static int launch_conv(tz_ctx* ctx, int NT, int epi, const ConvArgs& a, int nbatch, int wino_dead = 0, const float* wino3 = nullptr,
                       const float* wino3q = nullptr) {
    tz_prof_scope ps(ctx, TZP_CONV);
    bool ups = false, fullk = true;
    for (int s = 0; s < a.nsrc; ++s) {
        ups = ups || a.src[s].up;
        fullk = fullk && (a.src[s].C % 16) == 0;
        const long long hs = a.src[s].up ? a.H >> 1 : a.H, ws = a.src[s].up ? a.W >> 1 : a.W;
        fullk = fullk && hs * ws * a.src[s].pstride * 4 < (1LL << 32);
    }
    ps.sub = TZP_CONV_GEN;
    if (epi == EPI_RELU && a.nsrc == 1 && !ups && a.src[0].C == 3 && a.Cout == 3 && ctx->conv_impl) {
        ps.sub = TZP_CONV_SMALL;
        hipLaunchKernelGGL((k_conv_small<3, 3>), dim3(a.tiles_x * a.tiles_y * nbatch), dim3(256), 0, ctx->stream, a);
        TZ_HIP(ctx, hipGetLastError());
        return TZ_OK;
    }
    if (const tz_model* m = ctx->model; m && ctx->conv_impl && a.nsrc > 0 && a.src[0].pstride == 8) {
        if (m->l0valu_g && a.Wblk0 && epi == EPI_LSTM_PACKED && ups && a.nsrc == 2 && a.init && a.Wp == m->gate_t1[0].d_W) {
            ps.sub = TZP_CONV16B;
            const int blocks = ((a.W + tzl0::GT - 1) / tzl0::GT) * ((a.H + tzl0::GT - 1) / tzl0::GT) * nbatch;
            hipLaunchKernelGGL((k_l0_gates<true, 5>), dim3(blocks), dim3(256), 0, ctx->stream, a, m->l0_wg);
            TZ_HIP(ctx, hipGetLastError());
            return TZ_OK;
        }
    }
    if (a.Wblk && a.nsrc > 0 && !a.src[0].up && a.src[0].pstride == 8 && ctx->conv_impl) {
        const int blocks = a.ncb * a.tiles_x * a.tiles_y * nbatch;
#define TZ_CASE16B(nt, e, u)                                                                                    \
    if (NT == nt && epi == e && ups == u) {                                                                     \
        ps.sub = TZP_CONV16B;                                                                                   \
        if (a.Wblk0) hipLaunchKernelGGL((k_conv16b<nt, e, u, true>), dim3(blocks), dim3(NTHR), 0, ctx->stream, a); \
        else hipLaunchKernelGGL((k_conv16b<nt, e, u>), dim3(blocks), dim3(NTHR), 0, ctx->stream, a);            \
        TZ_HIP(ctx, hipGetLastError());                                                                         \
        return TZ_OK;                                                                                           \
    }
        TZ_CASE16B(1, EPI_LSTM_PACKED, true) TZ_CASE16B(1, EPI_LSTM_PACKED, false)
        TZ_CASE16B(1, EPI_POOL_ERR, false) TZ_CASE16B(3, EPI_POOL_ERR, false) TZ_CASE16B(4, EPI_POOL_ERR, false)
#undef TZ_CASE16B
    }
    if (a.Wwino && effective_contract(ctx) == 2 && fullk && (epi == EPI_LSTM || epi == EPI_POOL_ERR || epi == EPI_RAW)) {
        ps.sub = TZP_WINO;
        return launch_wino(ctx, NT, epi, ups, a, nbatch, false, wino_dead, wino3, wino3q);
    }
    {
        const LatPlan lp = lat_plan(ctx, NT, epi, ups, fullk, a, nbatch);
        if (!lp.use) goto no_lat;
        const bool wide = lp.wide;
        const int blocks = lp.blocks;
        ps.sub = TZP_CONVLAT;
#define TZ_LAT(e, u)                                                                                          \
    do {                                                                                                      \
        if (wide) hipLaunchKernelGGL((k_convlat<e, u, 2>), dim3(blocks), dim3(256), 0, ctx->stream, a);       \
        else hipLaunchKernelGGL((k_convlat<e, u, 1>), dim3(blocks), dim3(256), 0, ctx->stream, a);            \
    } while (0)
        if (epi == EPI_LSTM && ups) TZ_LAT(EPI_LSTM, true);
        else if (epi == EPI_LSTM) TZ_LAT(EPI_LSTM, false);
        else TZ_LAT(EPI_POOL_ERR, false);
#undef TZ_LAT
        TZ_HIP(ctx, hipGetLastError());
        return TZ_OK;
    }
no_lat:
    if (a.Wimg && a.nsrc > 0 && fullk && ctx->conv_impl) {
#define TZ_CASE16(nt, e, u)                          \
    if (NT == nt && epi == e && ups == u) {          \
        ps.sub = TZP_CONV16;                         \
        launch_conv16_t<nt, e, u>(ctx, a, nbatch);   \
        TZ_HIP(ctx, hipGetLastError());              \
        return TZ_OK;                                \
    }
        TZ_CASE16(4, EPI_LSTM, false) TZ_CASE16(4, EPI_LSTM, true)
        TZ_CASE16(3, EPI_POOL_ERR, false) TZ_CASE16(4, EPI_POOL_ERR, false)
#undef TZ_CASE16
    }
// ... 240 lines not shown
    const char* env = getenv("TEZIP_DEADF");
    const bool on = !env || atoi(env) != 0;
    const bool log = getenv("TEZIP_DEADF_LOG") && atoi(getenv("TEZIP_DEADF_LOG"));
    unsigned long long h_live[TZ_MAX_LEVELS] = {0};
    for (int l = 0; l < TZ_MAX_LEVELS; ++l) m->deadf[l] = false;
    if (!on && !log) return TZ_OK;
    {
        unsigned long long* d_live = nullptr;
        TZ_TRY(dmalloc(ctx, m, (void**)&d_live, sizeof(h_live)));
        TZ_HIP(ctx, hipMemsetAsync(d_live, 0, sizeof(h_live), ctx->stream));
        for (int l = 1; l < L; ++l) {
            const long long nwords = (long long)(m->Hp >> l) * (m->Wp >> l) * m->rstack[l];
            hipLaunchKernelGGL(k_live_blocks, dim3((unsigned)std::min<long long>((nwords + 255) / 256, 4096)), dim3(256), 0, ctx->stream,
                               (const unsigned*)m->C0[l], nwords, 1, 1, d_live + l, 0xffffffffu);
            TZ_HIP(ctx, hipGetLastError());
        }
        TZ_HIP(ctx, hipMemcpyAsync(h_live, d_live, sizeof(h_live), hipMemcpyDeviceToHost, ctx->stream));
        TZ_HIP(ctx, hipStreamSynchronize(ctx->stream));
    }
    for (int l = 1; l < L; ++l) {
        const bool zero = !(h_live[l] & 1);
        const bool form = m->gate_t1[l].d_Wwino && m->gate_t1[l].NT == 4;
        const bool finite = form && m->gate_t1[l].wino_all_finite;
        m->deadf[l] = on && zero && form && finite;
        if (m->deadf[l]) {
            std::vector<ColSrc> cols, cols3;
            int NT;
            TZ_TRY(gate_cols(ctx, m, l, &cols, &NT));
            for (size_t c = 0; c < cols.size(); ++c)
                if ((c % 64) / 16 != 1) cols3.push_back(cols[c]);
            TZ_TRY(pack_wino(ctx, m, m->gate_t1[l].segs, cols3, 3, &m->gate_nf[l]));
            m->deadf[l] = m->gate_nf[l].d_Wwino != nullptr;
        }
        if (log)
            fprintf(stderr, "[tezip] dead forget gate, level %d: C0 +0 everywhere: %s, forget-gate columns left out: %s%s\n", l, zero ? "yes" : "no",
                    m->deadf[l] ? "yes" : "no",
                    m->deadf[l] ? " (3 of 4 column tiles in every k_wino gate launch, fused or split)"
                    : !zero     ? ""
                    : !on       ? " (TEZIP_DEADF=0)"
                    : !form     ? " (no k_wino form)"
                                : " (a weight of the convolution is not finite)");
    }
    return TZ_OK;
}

- - - - -

Goal of the exercise
Once you find the line with "ps.sub = TZP_CONVLAT;" in the entries above, output it and each line after it up to and including the line with "TZ_TRY(dmalloc(ctx, m, (void**)&d_live, sizeof(h_live)));", and nothing else.

Result
        ps.sub = TZP_CONVLAT;
#define TZ_LAT(e, u)                                                                                          \
    do {                                                                                                      \
        if (wide) hipLaunchKernelGGL((k_convlat<e, u, 2>), dim3(blocks), dim3(256), 0, ctx->stream, a);       \
        else hipLaunchKernelGGL((k_convlat<e, u, 1>), dim3(blocks), dim3(256), 0, ctx->stream, a);            \
    } while (0)
        if (epi == EPI_LSTM && ups) TZ_LAT(EPI_LSTM, true);
        else if (epi == EPI_LSTM) TZ_LAT(EPI_LSTM, false);
        else TZ_LAT(EPI_POOL_ERR, false);
#undef TZ_LAT
        TZ_HIP(ctx, hipGetLastError());
        return TZ_OK;
    }
no_lat:
    if (a.Wimg && a.nsrc > 0 && fullk && ctx->conv_impl) {
#define TZ_CASE16(nt, e, u)                          \
    if (NT == nt && epi == e && ups == u) {          \
        ps.sub = TZP_CONV16;                         \
        launch_conv16_t<nt, e, u>(ctx, a, nbatch);   \
        TZ_HIP(ctx, hipGetLastError());              \
        return TZ_OK;                                \
    }
        TZ_CASE16(4, EPI_LSTM, false) TZ_CASE16(4, EPI_LSTM, true)
        TZ_CASE16(3, EPI_POOL_ERR, false) TZ_CASE16(4, EPI_POOL_ERR, false)
#undef TZ_CASE16
    }
// ... 240 lines not shown
    const char* env = getenv("TEZIP_DEADF");
    const bool on = !env || atoi(env) != 0;
    const bool log = getenv("TEZIP_DEADF_LOG") && atoi(getenv("TEZIP_DEADF_LOG"));
    unsigned long long h_live[TZ_MAX_LEVELS] = {0};
    for (int l = 0; l < TZ_MAX_LEVELS; ++l) m->deadf[l] = false;
    if (!on && !log) return TZ_OK;
    {
        unsigned long long* d_live = nullptr;
        TZ_TRY(dmalloc(ctx, m, (void**)&d_live, sizeof(h_live)));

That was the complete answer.